In the entries below, which lines run from the one containing "template <int MA, typename V4>" to the one containing "const int c0 = cj[0] & ~63;"? Copy exactly those lines, ends included, and no others.
━━━━━━━━
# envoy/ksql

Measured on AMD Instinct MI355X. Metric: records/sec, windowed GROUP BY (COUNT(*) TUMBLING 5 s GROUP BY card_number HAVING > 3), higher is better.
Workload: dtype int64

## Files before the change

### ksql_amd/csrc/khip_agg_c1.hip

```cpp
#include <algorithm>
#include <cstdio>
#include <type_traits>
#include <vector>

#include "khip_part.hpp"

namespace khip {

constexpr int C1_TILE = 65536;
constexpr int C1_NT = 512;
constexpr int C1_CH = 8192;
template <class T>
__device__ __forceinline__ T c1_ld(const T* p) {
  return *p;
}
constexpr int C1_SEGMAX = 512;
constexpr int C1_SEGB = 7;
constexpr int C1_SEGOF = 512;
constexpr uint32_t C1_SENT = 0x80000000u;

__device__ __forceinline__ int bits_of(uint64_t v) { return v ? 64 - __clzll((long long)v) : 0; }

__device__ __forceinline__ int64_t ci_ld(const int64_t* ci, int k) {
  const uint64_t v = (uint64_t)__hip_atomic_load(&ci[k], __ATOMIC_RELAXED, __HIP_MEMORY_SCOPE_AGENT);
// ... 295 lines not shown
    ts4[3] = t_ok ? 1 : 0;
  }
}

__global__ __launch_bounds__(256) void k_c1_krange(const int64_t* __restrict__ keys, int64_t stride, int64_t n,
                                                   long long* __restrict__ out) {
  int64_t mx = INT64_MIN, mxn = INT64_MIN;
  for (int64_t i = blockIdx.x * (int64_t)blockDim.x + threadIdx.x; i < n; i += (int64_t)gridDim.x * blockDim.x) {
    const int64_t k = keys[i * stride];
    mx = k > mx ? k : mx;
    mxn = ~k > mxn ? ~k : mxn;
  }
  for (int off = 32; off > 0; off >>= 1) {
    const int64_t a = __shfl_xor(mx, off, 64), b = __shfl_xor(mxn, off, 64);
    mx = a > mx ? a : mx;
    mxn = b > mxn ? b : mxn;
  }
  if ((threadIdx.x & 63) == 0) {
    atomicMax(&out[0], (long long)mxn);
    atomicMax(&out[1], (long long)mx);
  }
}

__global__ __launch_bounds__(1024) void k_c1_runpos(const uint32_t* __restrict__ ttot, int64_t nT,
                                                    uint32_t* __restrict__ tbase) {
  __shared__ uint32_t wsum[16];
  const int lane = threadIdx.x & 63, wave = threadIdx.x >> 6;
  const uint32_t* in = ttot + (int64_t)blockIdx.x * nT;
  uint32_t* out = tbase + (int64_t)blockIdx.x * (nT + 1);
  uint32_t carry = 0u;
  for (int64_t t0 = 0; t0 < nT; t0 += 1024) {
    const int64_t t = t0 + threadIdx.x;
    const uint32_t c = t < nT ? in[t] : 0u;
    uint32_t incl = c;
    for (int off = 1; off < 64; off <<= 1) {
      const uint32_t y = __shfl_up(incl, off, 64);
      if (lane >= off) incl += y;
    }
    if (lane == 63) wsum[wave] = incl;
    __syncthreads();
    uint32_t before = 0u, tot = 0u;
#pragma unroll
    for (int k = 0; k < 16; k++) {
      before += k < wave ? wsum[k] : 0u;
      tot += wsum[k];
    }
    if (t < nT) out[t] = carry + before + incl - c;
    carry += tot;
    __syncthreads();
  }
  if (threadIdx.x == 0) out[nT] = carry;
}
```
━━━━━━━━
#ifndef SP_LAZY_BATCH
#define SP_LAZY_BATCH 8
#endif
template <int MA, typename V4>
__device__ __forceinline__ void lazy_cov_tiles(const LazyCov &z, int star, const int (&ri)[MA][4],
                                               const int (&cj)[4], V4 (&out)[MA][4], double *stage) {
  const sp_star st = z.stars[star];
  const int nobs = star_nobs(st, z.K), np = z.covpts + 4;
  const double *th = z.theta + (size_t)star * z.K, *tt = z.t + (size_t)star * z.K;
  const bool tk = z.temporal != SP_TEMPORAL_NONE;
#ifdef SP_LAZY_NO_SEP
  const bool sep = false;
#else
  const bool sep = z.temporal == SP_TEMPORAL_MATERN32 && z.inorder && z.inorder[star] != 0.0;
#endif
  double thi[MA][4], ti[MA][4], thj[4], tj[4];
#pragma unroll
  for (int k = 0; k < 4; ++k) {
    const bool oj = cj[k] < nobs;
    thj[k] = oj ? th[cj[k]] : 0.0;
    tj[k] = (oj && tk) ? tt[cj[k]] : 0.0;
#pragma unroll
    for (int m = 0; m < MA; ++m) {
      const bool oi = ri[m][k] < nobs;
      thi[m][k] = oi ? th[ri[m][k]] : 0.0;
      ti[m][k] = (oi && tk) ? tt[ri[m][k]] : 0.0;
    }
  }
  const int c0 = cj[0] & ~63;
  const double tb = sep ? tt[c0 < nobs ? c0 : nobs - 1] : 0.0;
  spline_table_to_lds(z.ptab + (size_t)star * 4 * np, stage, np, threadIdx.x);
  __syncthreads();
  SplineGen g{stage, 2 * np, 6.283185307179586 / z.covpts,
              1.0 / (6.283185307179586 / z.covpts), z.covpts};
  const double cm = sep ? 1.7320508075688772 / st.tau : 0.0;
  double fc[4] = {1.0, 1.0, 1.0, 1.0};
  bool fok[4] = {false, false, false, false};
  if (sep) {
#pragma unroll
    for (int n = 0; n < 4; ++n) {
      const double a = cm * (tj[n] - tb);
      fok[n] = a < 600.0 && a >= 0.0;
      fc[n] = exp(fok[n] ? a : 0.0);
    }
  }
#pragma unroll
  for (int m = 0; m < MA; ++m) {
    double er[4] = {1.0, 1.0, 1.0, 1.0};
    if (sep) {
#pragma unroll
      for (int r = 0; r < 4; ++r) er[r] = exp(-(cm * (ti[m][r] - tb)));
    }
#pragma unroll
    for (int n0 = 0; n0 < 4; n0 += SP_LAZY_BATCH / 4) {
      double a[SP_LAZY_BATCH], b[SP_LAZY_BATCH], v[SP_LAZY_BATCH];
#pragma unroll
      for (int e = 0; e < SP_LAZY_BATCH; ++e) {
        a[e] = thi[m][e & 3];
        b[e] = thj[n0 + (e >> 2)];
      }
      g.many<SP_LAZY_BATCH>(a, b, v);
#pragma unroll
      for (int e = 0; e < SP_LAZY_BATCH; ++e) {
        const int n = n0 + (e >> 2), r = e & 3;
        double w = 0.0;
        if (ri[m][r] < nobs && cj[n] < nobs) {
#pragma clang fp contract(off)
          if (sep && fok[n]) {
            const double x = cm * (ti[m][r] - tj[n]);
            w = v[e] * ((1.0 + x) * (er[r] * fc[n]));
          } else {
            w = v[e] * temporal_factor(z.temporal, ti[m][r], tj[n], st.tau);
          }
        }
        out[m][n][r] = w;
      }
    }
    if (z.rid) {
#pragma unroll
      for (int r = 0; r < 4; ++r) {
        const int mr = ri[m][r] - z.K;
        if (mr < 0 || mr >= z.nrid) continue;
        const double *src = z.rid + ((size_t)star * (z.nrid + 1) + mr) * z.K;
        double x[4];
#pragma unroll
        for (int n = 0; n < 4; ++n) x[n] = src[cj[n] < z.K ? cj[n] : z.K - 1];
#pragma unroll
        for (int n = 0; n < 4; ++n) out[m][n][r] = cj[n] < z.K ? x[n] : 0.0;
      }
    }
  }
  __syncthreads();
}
━━━━━━━━
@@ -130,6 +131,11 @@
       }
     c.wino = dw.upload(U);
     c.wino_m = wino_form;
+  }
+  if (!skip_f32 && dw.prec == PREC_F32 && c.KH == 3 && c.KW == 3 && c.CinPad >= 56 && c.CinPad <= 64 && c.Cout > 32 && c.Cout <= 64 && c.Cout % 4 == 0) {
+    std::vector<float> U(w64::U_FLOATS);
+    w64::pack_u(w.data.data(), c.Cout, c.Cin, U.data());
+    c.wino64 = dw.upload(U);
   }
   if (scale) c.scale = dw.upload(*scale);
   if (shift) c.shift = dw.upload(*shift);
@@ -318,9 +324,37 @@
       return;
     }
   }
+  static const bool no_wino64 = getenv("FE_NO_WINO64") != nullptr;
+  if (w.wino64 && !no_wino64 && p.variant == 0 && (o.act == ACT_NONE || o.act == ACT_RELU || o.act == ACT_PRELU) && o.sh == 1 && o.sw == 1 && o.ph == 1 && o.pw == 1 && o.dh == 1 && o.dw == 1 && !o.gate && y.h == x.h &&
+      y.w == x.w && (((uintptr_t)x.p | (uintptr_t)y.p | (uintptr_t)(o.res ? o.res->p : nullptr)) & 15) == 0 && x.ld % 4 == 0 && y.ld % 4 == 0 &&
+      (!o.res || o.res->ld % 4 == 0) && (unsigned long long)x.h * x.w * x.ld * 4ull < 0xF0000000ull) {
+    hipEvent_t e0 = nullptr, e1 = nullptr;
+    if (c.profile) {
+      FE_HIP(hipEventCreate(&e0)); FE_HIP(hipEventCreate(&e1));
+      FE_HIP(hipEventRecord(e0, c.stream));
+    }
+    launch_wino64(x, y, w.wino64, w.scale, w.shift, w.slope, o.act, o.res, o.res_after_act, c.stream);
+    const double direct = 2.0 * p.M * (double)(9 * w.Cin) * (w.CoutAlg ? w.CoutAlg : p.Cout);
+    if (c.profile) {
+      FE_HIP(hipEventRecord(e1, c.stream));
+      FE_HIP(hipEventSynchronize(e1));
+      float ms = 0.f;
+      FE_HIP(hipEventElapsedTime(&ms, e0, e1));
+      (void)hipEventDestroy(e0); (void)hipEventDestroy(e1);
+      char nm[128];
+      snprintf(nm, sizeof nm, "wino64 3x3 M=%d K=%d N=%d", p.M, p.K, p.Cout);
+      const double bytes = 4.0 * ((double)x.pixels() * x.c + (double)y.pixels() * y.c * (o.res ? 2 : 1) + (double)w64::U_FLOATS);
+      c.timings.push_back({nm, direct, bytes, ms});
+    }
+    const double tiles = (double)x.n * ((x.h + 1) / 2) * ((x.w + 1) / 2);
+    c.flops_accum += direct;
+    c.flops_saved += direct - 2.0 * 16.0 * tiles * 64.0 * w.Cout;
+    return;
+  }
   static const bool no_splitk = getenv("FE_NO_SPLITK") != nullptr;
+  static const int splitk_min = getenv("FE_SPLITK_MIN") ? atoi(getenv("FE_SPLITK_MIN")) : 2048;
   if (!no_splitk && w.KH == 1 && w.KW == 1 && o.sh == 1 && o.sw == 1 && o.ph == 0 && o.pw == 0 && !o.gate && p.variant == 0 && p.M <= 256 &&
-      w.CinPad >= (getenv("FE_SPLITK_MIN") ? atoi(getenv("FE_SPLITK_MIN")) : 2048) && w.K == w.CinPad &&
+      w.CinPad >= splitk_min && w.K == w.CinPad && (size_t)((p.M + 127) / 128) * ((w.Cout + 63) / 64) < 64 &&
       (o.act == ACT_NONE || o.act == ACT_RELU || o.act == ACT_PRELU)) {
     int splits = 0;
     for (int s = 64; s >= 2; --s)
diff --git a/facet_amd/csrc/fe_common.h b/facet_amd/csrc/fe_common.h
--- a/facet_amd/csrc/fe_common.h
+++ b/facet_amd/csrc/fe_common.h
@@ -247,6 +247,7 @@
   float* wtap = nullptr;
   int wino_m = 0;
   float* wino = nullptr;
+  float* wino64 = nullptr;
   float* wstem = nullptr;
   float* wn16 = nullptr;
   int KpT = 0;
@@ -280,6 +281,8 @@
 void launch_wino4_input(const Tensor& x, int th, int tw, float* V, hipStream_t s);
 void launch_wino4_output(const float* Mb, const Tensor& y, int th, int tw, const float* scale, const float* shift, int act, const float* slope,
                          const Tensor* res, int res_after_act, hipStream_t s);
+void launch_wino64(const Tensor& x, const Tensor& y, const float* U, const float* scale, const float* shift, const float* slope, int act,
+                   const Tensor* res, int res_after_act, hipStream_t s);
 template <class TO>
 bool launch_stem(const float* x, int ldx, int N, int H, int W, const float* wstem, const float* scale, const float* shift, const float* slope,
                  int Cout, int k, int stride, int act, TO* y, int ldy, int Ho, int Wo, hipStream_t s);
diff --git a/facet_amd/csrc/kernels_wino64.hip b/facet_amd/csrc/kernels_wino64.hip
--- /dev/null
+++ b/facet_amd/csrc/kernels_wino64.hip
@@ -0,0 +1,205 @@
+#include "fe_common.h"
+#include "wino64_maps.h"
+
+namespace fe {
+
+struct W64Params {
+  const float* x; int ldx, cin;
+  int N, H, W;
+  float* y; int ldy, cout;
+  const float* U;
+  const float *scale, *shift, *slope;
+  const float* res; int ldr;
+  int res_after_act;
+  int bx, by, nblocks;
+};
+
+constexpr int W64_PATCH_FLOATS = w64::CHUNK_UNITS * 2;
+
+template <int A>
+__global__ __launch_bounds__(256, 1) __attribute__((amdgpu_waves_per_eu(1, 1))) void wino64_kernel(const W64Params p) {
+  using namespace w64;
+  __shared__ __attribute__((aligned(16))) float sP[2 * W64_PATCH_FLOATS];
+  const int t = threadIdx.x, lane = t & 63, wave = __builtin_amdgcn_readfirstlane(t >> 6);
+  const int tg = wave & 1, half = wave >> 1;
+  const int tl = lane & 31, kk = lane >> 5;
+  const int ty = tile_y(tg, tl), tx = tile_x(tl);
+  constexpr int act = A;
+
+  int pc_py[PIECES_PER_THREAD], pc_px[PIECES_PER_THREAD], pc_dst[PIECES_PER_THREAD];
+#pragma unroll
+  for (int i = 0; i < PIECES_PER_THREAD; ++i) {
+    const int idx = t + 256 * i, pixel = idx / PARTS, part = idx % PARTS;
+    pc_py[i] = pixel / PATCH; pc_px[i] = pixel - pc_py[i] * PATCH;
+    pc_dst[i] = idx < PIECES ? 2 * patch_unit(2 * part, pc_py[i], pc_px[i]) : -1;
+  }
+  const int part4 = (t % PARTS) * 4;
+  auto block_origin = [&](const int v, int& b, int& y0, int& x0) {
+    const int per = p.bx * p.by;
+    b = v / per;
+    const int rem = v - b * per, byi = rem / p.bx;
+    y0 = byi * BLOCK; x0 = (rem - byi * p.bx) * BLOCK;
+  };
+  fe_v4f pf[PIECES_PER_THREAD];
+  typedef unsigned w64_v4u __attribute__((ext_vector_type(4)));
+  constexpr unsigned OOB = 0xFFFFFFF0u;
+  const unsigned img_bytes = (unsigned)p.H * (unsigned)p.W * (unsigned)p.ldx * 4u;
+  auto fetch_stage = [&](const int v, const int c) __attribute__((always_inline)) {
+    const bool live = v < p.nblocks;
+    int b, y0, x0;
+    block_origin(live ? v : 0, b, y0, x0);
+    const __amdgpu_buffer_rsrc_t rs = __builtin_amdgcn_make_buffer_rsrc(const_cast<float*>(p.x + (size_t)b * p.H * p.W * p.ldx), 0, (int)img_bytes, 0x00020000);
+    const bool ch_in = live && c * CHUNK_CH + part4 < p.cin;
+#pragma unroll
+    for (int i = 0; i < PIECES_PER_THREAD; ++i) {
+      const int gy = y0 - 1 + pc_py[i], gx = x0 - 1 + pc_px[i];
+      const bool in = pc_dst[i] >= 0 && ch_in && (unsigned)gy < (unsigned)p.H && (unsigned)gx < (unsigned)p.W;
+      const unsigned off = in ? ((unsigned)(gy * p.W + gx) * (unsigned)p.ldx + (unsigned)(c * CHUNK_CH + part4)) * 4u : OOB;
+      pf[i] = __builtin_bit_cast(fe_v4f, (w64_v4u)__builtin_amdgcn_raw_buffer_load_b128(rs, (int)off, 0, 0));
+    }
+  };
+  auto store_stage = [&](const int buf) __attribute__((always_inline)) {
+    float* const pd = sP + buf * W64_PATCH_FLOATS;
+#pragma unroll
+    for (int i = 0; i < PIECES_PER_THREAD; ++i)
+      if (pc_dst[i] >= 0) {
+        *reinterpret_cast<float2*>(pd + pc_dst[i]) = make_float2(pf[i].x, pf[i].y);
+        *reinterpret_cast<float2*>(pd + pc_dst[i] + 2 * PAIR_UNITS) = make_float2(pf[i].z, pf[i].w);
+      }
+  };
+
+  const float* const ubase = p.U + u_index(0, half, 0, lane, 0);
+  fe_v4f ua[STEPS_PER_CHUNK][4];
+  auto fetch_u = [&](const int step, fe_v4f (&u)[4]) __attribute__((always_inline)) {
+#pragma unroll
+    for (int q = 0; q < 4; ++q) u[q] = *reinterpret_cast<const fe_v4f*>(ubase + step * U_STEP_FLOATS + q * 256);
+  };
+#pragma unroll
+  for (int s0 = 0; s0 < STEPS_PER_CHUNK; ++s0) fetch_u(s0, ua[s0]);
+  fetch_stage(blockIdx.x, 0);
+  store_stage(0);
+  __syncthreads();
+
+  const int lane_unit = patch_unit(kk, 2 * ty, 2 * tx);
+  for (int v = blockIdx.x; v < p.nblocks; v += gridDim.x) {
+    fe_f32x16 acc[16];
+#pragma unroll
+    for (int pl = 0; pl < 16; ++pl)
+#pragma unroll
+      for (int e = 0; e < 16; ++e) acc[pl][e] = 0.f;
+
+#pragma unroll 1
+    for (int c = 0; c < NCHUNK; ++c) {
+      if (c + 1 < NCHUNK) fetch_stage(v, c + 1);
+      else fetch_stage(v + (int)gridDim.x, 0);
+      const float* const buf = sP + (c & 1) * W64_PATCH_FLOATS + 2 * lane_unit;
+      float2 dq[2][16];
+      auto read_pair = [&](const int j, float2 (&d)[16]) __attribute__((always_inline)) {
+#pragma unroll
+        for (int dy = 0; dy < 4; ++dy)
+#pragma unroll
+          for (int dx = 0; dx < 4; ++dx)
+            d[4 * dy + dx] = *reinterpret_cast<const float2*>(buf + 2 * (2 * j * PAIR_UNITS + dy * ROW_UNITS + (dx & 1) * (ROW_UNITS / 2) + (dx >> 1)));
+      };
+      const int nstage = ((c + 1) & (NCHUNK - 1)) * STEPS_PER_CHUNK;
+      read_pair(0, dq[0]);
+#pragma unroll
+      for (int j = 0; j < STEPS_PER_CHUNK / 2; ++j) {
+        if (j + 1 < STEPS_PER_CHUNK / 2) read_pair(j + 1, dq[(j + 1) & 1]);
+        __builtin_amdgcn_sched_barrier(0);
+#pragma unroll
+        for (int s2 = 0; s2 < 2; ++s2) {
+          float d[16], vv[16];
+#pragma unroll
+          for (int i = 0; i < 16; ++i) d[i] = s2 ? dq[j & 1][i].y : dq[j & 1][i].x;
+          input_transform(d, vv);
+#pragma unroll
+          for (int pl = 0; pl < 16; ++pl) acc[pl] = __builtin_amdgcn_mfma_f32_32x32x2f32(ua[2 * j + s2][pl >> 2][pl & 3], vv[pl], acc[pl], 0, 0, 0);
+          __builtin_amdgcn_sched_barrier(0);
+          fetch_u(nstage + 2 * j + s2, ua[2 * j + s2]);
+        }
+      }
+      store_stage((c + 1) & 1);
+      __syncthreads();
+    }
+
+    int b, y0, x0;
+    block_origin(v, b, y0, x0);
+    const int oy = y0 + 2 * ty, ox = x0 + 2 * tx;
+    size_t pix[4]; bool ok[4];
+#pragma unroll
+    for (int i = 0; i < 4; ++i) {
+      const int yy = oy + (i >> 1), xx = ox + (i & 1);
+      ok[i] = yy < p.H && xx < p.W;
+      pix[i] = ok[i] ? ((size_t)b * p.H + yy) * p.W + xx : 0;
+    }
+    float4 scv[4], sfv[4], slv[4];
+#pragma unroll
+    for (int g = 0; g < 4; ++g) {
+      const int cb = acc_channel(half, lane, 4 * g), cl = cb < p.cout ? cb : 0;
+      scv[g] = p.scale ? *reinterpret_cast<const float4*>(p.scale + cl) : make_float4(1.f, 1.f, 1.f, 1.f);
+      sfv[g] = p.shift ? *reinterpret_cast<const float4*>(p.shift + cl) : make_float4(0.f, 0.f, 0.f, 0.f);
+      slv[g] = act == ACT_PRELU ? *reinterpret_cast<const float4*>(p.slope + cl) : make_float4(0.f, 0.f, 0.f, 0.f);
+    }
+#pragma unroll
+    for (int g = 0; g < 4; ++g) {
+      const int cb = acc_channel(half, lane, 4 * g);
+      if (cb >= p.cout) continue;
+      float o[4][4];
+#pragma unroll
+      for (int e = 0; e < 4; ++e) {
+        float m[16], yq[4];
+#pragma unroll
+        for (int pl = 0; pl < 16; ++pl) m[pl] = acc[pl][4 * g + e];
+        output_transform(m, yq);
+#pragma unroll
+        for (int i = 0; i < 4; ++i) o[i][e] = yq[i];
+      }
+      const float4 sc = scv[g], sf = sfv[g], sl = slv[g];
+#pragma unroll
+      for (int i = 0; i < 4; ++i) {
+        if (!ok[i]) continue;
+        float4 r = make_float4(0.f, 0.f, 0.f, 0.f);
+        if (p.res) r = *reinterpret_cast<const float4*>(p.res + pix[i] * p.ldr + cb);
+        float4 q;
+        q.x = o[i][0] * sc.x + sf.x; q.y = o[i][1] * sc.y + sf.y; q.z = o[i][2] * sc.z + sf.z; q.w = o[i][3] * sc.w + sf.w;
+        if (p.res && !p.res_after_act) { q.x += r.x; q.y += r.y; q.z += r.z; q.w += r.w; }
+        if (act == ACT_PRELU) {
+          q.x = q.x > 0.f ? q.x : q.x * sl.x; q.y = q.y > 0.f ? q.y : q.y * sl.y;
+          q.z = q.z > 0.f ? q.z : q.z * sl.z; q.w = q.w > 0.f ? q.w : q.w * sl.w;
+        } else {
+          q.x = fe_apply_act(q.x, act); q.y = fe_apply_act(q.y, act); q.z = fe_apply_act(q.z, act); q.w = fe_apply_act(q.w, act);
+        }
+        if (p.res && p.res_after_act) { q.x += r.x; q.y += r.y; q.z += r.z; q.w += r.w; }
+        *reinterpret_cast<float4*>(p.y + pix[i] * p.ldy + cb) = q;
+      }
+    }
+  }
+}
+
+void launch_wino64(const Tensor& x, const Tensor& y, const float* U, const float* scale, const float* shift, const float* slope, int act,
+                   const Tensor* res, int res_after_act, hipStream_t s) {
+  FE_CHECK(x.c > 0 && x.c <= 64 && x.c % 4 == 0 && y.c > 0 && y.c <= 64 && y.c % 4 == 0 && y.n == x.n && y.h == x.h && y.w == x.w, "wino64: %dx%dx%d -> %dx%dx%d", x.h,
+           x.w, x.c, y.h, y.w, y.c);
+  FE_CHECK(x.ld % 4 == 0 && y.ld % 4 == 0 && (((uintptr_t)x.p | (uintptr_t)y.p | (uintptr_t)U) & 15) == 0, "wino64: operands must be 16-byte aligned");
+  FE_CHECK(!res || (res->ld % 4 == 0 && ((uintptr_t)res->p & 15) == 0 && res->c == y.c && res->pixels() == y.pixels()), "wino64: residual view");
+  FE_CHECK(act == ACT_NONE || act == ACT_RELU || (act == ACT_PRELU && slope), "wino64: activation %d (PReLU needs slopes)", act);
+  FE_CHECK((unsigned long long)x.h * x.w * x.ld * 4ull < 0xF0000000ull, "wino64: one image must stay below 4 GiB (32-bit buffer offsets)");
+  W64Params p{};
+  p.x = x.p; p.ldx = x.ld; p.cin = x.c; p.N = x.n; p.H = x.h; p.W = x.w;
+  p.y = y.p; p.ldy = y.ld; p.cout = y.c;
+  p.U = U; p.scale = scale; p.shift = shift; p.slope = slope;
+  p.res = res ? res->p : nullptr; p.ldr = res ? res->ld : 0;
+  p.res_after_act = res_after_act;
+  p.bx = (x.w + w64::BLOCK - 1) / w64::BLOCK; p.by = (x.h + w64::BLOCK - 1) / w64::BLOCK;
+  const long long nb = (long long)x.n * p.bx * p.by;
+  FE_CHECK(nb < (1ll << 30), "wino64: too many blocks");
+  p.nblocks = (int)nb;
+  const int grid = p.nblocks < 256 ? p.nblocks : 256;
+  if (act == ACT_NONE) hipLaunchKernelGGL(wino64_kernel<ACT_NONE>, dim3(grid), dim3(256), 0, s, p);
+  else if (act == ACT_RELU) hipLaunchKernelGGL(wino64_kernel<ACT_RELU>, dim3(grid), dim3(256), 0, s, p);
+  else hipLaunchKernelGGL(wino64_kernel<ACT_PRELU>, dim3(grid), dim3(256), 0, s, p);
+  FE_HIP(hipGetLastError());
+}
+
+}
━━━━━━━━
* RESPONSE TO THIS EXERCISE
template <int MA, typename V4>
__device__ __forceinline__ void lazy_cov_tiles(const LazyCov &z, int star, const int (&ri)[MA][4],
                                               const int (&cj)[4], V4 (&out)[MA][4], double *stage) {
  const sp_star st = z.stars[star];
  const int nobs = star_nobs(st, z.K), np = z.covpts + 4;
  const double *th = z.theta + (size_t)star * z.K, *tt = z.t + (size_t)star * z.K;
  const bool tk = z.temporal != SP_TEMPORAL_NONE;
#ifdef SP_LAZY_NO_SEP
  const bool sep = false;
#else
  const bool sep = z.temporal == SP_TEMPORAL_MATERN32 && z.inorder && z.inorder[star] != 0.0;
#endif
  double thi[MA][4], ti[MA][4], thj[4], tj[4];
#pragma unroll
  for (int k = 0; k < 4; ++k) {
    const bool oj = cj[k] < nobs;
    thj[k] = oj ? th[cj[k]] : 0.0;
    tj[k] = (oj && tk) ? tt[cj[k]] : 0.0;
#pragma unroll
    for (int m = 0; m < MA; ++m) {
      const bool oi = ri[m][k] < nobs;
      thi[m][k] = oi ? th[ri[m][k]] : 0.0;
      ti[m][k] = (oi && tk) ? tt[ri[m][k]] : 0.0;
    }
  }
  const int c0 = cj[0] & ~63;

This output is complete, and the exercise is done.